### TASK ITEM
Copy out each line of the data below in which the string "maxCnt" appears.
═══ DATA
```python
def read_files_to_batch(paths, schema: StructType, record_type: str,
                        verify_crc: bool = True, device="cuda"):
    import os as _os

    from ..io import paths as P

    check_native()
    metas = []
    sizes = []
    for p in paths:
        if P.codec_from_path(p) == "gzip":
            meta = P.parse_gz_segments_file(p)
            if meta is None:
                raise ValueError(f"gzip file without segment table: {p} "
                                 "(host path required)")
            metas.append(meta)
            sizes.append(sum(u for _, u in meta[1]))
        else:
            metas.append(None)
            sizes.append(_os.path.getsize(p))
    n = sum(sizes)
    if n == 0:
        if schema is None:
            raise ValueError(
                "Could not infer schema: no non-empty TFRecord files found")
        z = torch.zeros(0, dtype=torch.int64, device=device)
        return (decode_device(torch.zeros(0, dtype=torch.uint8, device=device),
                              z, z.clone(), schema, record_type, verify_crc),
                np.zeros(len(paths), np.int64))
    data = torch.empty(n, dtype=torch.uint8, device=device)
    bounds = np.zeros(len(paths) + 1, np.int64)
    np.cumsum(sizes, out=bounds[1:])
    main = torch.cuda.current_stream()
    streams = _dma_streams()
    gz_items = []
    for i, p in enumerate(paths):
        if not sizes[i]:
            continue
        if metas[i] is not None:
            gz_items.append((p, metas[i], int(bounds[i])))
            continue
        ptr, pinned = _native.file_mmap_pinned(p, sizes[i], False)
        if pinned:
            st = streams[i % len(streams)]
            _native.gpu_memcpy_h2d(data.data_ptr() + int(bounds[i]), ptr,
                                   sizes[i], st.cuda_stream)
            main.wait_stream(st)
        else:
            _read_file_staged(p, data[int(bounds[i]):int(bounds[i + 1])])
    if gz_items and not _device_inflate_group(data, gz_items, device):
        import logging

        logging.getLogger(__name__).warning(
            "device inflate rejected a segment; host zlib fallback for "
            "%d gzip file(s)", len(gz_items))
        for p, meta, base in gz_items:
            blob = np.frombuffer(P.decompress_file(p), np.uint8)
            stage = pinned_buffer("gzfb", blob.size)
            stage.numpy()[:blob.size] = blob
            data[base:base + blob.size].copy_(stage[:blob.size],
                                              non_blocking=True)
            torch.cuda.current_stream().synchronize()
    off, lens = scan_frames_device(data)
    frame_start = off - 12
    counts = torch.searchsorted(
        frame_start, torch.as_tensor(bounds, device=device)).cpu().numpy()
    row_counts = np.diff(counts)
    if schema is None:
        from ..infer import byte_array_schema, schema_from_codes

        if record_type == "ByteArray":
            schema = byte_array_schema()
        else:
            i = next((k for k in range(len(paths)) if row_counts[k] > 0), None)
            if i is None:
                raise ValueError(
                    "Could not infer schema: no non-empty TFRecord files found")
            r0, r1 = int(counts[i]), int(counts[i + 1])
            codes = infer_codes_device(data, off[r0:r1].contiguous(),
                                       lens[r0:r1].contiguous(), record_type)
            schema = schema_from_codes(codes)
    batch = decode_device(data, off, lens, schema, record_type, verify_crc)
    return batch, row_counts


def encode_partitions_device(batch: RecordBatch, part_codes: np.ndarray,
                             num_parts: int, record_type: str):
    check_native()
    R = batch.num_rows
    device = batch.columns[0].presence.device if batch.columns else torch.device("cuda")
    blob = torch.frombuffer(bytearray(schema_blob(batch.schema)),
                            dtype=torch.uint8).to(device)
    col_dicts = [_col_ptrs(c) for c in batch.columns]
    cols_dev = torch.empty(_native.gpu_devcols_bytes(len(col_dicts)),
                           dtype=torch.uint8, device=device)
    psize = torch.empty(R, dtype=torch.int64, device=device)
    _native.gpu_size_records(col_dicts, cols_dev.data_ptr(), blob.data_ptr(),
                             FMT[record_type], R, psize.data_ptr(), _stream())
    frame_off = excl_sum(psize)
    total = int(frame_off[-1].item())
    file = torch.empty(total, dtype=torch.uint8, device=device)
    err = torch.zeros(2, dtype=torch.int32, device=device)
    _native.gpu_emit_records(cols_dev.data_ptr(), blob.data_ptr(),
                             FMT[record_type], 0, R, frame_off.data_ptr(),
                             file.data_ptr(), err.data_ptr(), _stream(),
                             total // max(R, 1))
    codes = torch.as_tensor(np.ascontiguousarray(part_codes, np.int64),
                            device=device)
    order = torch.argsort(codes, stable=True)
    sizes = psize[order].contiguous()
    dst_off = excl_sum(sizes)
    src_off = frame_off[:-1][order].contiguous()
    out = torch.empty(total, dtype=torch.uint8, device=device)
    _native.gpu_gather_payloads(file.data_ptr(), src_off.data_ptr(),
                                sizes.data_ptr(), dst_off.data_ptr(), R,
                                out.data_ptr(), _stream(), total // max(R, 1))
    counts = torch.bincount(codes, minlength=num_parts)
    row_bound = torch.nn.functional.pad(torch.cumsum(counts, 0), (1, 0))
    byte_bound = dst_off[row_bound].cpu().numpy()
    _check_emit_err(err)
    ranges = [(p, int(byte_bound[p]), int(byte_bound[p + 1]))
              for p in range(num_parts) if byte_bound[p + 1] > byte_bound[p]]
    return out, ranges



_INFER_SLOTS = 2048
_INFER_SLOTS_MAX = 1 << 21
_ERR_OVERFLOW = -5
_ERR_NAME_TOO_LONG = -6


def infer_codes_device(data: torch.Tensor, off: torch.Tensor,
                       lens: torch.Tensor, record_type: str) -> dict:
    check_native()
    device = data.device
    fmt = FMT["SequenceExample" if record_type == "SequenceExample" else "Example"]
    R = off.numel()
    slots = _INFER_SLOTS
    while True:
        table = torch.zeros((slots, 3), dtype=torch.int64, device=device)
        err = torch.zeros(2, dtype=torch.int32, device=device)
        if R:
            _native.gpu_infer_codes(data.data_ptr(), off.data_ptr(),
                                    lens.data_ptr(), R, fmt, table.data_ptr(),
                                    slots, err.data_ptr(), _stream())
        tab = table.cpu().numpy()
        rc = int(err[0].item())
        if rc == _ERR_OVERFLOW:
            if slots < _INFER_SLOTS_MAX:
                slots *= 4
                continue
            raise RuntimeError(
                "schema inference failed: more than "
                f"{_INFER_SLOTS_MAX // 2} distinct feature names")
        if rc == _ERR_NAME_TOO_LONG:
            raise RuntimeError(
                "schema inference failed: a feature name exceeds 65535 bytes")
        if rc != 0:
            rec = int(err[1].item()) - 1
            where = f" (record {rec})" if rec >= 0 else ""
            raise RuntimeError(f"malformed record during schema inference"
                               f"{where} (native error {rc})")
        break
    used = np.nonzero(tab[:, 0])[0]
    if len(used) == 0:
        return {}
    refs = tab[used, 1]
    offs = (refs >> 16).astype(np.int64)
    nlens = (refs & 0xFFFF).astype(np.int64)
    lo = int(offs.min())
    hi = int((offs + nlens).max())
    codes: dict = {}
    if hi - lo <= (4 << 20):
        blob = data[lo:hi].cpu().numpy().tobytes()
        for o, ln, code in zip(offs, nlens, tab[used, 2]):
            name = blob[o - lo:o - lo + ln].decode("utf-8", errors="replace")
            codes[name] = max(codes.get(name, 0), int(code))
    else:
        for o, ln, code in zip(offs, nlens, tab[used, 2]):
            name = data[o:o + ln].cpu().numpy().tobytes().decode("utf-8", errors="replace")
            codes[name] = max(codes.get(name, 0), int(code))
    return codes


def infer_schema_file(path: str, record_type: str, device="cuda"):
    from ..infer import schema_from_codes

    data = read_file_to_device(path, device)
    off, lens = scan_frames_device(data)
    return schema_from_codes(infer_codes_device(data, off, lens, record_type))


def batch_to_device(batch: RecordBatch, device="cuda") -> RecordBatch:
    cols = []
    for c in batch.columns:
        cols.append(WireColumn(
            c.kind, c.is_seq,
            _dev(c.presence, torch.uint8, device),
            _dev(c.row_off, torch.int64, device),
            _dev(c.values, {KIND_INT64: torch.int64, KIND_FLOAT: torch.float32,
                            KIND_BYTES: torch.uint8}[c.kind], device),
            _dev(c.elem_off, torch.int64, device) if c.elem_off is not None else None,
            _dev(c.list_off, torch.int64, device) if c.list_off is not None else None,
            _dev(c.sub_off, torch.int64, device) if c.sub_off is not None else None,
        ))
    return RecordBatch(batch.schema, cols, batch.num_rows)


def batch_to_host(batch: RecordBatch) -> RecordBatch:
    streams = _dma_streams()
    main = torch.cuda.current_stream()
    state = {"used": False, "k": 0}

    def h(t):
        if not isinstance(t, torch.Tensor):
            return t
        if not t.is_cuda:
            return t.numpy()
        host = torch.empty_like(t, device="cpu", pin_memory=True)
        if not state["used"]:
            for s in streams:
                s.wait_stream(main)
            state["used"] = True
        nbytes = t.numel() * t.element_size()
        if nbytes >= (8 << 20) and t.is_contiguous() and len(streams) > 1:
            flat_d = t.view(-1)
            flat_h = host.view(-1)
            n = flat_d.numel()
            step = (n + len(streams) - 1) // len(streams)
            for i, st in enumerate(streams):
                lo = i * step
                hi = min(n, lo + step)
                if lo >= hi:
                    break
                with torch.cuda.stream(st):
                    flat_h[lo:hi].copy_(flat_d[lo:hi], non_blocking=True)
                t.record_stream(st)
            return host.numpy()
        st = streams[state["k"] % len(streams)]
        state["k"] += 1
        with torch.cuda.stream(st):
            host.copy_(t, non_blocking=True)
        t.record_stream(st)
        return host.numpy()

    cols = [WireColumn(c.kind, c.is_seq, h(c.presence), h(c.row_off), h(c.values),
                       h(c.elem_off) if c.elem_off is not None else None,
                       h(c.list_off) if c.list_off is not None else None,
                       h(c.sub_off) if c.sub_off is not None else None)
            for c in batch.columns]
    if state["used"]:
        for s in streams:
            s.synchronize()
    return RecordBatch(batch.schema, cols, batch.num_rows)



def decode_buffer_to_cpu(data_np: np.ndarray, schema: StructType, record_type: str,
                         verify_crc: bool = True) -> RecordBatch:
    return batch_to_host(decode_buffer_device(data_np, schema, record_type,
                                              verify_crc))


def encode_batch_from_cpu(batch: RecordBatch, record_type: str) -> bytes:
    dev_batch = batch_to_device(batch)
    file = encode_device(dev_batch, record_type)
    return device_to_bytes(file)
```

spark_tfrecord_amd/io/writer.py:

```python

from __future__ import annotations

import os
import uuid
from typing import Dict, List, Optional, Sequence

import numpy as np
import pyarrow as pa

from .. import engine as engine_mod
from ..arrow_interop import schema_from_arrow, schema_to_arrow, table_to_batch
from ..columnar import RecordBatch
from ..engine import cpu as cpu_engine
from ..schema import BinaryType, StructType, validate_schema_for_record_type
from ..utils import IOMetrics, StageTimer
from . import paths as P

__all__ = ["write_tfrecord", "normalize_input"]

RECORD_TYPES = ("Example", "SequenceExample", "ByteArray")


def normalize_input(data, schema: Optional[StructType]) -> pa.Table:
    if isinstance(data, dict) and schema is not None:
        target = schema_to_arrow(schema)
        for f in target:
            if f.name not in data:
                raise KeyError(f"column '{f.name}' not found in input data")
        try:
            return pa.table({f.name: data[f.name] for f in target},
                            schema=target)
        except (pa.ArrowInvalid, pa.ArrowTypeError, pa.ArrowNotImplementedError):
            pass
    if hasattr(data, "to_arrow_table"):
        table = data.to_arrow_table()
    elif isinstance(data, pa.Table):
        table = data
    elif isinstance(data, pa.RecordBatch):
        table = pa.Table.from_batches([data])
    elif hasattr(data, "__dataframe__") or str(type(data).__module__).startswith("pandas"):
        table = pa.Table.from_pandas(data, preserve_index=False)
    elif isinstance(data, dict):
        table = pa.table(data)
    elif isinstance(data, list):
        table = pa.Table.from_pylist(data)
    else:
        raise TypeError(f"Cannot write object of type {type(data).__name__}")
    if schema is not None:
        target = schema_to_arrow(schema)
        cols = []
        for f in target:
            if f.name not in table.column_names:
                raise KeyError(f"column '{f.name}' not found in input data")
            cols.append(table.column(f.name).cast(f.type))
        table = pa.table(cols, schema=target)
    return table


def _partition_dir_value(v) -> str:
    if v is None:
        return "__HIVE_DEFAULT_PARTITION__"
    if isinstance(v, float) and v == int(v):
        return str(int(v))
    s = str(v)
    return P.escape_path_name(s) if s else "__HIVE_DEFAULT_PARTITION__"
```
══════
═══ DATA
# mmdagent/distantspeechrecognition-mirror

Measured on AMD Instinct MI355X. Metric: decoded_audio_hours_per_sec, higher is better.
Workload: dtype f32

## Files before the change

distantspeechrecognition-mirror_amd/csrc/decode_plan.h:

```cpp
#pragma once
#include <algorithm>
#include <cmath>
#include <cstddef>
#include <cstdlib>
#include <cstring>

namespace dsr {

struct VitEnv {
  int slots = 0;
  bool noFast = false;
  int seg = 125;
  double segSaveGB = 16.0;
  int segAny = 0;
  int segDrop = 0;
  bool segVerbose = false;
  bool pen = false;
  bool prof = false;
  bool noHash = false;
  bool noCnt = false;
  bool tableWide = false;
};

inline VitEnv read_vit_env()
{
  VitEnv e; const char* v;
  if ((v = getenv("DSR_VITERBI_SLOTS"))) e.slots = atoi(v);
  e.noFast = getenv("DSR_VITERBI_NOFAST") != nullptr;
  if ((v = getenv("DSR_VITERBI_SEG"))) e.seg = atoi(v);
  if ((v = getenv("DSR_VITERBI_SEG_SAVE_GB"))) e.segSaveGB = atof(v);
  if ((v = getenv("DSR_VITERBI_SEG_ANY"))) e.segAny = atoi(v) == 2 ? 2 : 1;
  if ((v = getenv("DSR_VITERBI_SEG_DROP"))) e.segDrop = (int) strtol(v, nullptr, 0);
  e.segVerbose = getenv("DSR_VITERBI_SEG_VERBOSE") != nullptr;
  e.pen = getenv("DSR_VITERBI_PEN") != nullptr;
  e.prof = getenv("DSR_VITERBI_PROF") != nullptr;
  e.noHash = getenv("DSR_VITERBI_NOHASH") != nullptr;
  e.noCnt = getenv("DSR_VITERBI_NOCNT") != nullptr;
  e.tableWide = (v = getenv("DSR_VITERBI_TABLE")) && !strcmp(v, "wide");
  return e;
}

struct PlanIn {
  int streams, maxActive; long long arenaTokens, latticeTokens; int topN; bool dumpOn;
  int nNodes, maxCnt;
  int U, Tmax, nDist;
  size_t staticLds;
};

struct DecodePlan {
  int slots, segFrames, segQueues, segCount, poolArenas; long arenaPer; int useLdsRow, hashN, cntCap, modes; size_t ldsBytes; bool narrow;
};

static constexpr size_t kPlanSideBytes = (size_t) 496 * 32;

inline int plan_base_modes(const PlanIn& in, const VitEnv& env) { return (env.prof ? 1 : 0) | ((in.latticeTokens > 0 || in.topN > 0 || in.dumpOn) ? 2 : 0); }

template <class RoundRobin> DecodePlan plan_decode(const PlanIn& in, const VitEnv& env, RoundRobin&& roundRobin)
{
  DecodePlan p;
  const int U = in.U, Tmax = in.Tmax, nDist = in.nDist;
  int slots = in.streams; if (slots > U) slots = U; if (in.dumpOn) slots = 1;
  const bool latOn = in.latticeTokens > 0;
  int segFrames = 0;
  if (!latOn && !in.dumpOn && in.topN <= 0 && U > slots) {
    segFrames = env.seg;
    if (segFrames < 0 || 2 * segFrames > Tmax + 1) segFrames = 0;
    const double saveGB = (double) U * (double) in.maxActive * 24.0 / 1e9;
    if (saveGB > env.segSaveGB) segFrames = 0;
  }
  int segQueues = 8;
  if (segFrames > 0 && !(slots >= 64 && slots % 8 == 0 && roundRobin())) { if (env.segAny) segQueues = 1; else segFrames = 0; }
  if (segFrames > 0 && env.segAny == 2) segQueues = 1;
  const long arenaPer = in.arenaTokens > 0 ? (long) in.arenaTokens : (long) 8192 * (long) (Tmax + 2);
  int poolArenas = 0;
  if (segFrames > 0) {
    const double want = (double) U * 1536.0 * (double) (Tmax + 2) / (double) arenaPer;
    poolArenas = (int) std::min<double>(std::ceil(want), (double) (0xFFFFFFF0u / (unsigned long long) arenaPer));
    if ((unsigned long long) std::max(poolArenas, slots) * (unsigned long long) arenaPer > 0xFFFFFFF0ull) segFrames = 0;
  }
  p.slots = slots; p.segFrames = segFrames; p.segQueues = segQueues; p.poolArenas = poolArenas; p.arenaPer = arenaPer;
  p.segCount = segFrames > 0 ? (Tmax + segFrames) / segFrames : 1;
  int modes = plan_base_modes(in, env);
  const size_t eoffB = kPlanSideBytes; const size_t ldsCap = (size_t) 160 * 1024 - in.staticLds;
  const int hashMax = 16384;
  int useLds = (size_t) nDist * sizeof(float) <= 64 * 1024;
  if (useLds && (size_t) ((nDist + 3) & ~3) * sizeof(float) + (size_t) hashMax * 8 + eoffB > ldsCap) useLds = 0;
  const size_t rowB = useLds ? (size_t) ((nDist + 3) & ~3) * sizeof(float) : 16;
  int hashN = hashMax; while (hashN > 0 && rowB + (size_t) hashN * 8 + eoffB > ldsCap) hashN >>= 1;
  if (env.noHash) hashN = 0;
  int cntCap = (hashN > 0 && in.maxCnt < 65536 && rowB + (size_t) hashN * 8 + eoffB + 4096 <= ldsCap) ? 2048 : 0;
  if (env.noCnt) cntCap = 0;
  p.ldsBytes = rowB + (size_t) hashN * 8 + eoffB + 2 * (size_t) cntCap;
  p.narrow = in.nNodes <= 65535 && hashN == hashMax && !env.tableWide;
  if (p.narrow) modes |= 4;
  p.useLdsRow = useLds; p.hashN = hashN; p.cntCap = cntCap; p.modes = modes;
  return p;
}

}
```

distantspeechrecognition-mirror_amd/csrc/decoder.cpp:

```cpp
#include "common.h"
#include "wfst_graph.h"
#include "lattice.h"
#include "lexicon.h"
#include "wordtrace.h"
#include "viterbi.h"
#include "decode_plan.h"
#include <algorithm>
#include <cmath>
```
══════
### RESPONSE FOR THIS EXERCISE
  int nNodes, maxCnt;
  int cntCap = (hashN > 0 && in.maxCnt < 65536 && rowB + (size_t) hashN * 8 + eoffB + 4096 <= ldsCap) ? 2048 : 0;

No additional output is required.